BP: Haha! Pretty much all of it survives. I think there’s only one old track of mine that went missing somehow. I’ve kept everything. It reminds me of how far I’ve come. Rich Vreeland recently released an album of his really old stuff, and I’m considering doing something similar, though I haven’t decided for sure yet.

VGCC: Hahaha, I was about to ask!

BP: There are a couple of fun tracks in there. It’s a question of whether I really want this super-unprofessional stuff out there with my name attached to it.

VGCC: It’s kind of embarrassing in a way huh?

BP: More like I’m afraid of getting self-indulgent.

VGCC: Self indulgent? How so?

BP: Well, it’s making the assumption that people actually want to listen to my old, less-developed stuff. I was thinking of simply putting it all on SoundCloud, but I’m old-fashioned and like the album format. But then being on an album implies value, or worth. It’s subtle, but it still makes me hesitant.

VGCC: You don’t want to suggest it’s good basically?

BP: I have a policy of only releasing something if I think it’s stellar.

VGCC: Rumor has it that you *really* love God Hand. I’m curious whether it’s just that game or whether it’s a hard-games thing in general?

BP: I do tend to love hardcore action games. Really I just love anything Shinji Mikami makes. The guy’s a genius. Resident Evil 4, God Hand, Vanquish. God Hand just has the distinction of also being absolutely hilarious.

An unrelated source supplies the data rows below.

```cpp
int launch_resize_into(const float* src, int F, int Hs, int Ws, int C, float* dst, int Hd, int Wd,
                       int Cdst, int coff, hipStream_t st) {
    PIPS_CHECK_ARG(C % 4 == 0 && Cdst % 4 == 0 && coff % 4 == 0, "resize: channel alignment");
    const size_t total4 = (size_t)F * Hd * Wd * (C / 4);
    const int blocks = (int)((total4 + 255) / 256 < 4096 ? (total4 + 255) / 256 : 4096);
    const float sh = Hd > 1 ? (float)(Hs - 1) / (float)(Hd - 1) : 0.f;
    const float sw = Wd > 1 ? (float)(Ws - 1) / (float)(Wd - 1) : 0.f;
    hipLaunchKernelGGL(resize_into_kernel, dim3(blocks), dim3(256), 0, st, src, Hs, Ws, C / 4,
                       reinterpret_cast<float4*>(dst), Hd, Wd, Cdst / 4, coff / 4, sh, sw, total4);
    PIPS_CHECK_LAUNCH("resize_into_kernel");
    return PIPS_OK;
}

__global__ __launch_bounds__(256) void avgpool2_kernel(const float4* __restrict__ src, int H, int W,
                                                       int C4, float4* __restrict__ dst, int Ho, int Wo,
                                                       size_t total4) {
    for (size_t i = (size_t)blockIdx.x * blockDim.x + threadIdx.x; i < total4;
         i += (size_t)gridDim.x * blockDim.x) {
        const int c4 = (int)(i % C4);
        size_t p = i / C4;
        const int x = (int)(p % Wo); p /= Wo;
        const int y = (int)(p % Ho);
        const int f = (int)(p / Ho);
        const float4* s = src + (((size_t)f * H + 2 * y) * W + 2 * x) * C4 + c4;
        const float4 a = s[0], b = s[C4], c = s[(size_t)W * C4], d = s[(size_t)W * C4 + C4];
        float4 o;
        o.x = (((a.x + b.x) + c.x) + d.x) * 0.25f;
        o.y = (((a.y + b.y) + c.y) + d.y) * 0.25f;
        o.z = (((a.z + b.z) + c.z) + d.z) * 0.25f;
        o.w = (((a.w + b.w) + c.w) + d.w) * 0.25f;
        dst[i] = o;
    }
}

int launch_avgpool2(const float* src, int F, int H, int W, int C, float* dst, hipStream_t st) {
    const int Ho = H / 2, Wo = W / 2;
    PIPS_CHECK_ARG(Ho >= 1 && Wo >= 1, "avgpool: map %dx%d too small", H, W);
    const size_t total4 = (size_t)F * Ho * Wo * (C / 4);
    const int blocks = (int)((total4 + 255) / 256 < 4096 ? (total4 + 255) / 256 : 4096);
    hipLaunchKernelGGL(avgpool2_kernel, dim3(blocks), dim3(256), 0, st,
                       reinterpret_cast<const float4*>(src), H, W, C / 4,
                       reinterpret_cast<float4*>(dst), Ho, Wo, total4);
    PIPS_CHECK_LAUNCH("avgpool2_kernel");
    return PIPS_OK;
}

template <typename T>
__global__ __launch_bounds__(256) void resize_frames_kernel(const T* __restrict__ src, int planes, int h, int w,
                                                            float* __restrict__ dst, int H, int W, float sh, float sw) {
    const size_t i = (size_t)blockIdx.x * blockDim.x + threadIdx.x;
    if (i >= (size_t)planes * H * W) return;
    const int x = (int)(i % W), y = (int)((i / W) % H);
    const size_t pl = i / ((size_t)W * H);
    const float fy = fmaxf(__fsub_rn(__fmul_rn(sh, (float)y + 0.5f), 0.5f), 0.f);
    const float fx = fmaxf(__fsub_rn(__fmul_rn(sw, (float)x + 0.5f), 0.5f), 0.f);
    const int y0 = (int)fy, x0 = (int)fx;
    const int y1 = y0 + (y0 < h - 1 ? 1 : 0), x1 = x0 + (x0 < w - 1 ? 1 : 0);
    const float ly1 = fy - (float)y0, lx1 = fx - (float)x0, ly0 = 1.f - ly1, lx0 = 1.f - lx1;
    const T* p = src + pl * (size_t)h * w;
    const float p00 = (float)p[(size_t)y0 * w + x0], p01 = (float)p[(size_t)y0 * w + x1];
    const float p10 = (float)p[(size_t)y1 * w + x0], p11 = (float)p[(size_t)y1 * w + x1];
    const float top = __fadd_rn(__fmul_rn(lx0, p00), __fmul_rn(lx1, p01));
    const float bot = __fadd_rn(__fmul_rn(lx0, p10), __fmul_rn(lx1, p11));
    dst[i] = __fadd_rn(__fmul_rn(ly0, top), __fmul_rn(ly1, bot));
}

int launch_resize_frames(const void* src, int src_u8, int planes, int h, int w, float* dst, int H, int W, hipStream_t st) {
    const size_t total = (size_t)planes * H * W;
    const float sh = (float)h / (float)H, sw = (float)w / (float)W;
// ... 13 lines not shown
```

pips_amd/csrc/track.hip:

```cpp
#include "common.h"

namespace pips {

constexpr int S = PIPS_S;
constexpr int C = PIPS_C;


__global__ __launch_bounds__(128) void point_sample_kernel(const float* __restrict__ level0, int S_, int T_,
                                                           int H, int W, const float* __restrict__ xy,
                                                           int xy_stride, int N,
                                                           const int* __restrict__ win_start,
                                                           float* __restrict__ out) {
    const int pn = blockIdx.x;
    const int b = pn / N;
    const float x = xy[(size_t)pn * xy_stride + 0], y = xy[(size_t)pn * xy_stride + 1];
    const float x0f = floorf(x), y0f = floorf(y);
    const float x1f = x0f + 1.f, y1f = y0f + 1.f;
    const int x0 = min(max((int)x0f, 0), W - 1), x1 = min(max((int)x0f + 1, 0), W - 1);
    const int y0 = min(max((int)y0f, 0), H - 1), y1 = min(max((int)y0f + 1, 0), H - 1);
    const float w00 = __fmul_rn(x1f - x, y1f - y), w01 = __fmul_rn(x - x0f, y1f - y);
    const float w10 = __fmul_rn(x1f - x, y - y0f), w11 = __fmul_rn(x - x0f, y - y0f);
    const int f_first = win_start != nullptr ? ring_slot(min(max(win_start[pn], 0), T_ - 1), S_) : 0;
    const float* f0 = level0 + ((size_t)b * S_ + f_first) * H * W * C;
    const int c = threadIdx.x;
// ... 41 lines not shown
    const size_t i = (size_t)blockIdx.x * blockDim.x + threadIdx.x;
    if (i >= (size_t)BN * Sw * (C / 4)) return;
    const size_t pn = i / ((size_t)Sw * (C / 4));
    ffeats[i] = ffeat0[pn * (C / 4) + (i % (C / 4))];
}

int launch_init_coords(const float* xys, const float* coords_init, int B, int N, float stride,
                       float* coords, float* coords0, float* out_traj0, hipStream_t st, int Sw) {
    const int total = B * N * Sw;
    hipLaunchKernelGGL(init_coords_kernel, dim3(cdiv(total, 256)), dim3(256), 0, st, xys, coords_init, B,
                       N, Sw, stride, coords, coords0, out_traj0);
    PIPS_CHECK_LAUNCH("init_coords_kernel");
    return PIPS_OK;
}

int launch_init_ffeats(const float* ffeat0, int BN, float* ffeats, hipStream_t st, int Sw) {
    const size_t total = (size_t)BN * Sw * (C / 4);
    hipLaunchKernelGGL(init_ffeats_kernel, dim3((unsigned)((total + 255) / 256)), dim3(256), 0, st,
                       reinterpret_cast<const float4*>(ffeat0), BN, Sw, reinterpret_cast<float4*>(ffeats));
    PIPS_CHECK_LAUNCH("init_ffeats_kernel");
    return PIPS_OK;
}
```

VGCC: You play Devil May Cry 3?

BP: Nope. I played the first one and didn’t really enjoy it. I might enjoy it more these days, I’m not sure. I played the recent American one a bit too. It had an amazing presentation. It was all really well designed, but I just couldn’t get into it’s groove.

VGCC: Oh, the reboot? I didn’t play it, but the impression I got was that it was OK. (Editor’s note: that game is rad as hell) Someone thought it was a good idea to have platforming sections apparently. (Editor’s note: yeah because they were RAD)

BP: Whoops, not American, Ninja Theory made it. UK. The game was definitely high-quality and had a thoughtful combo system. It’s probably worth checking out if you’re a fan. It looks incredible, if nothing else.

VGCC: So, it seems things are winding down. You were on our podcast last year, and ah… The readers need to know. How awful *were* Mike and John?

BP: Haha, it was a while ago, but I seem to remember having a good time. They talked a lot about Pokemon, which is definitely not my area of expertise.

VGCC: I see haha. Alright, thanks for speaking with us today!

BP: No problem! It was fun.

[Afer the interview, Ben also mentioned that he’s considering releasing a single track from Gravity Ghost as part of the marketing campaign leading up to release.]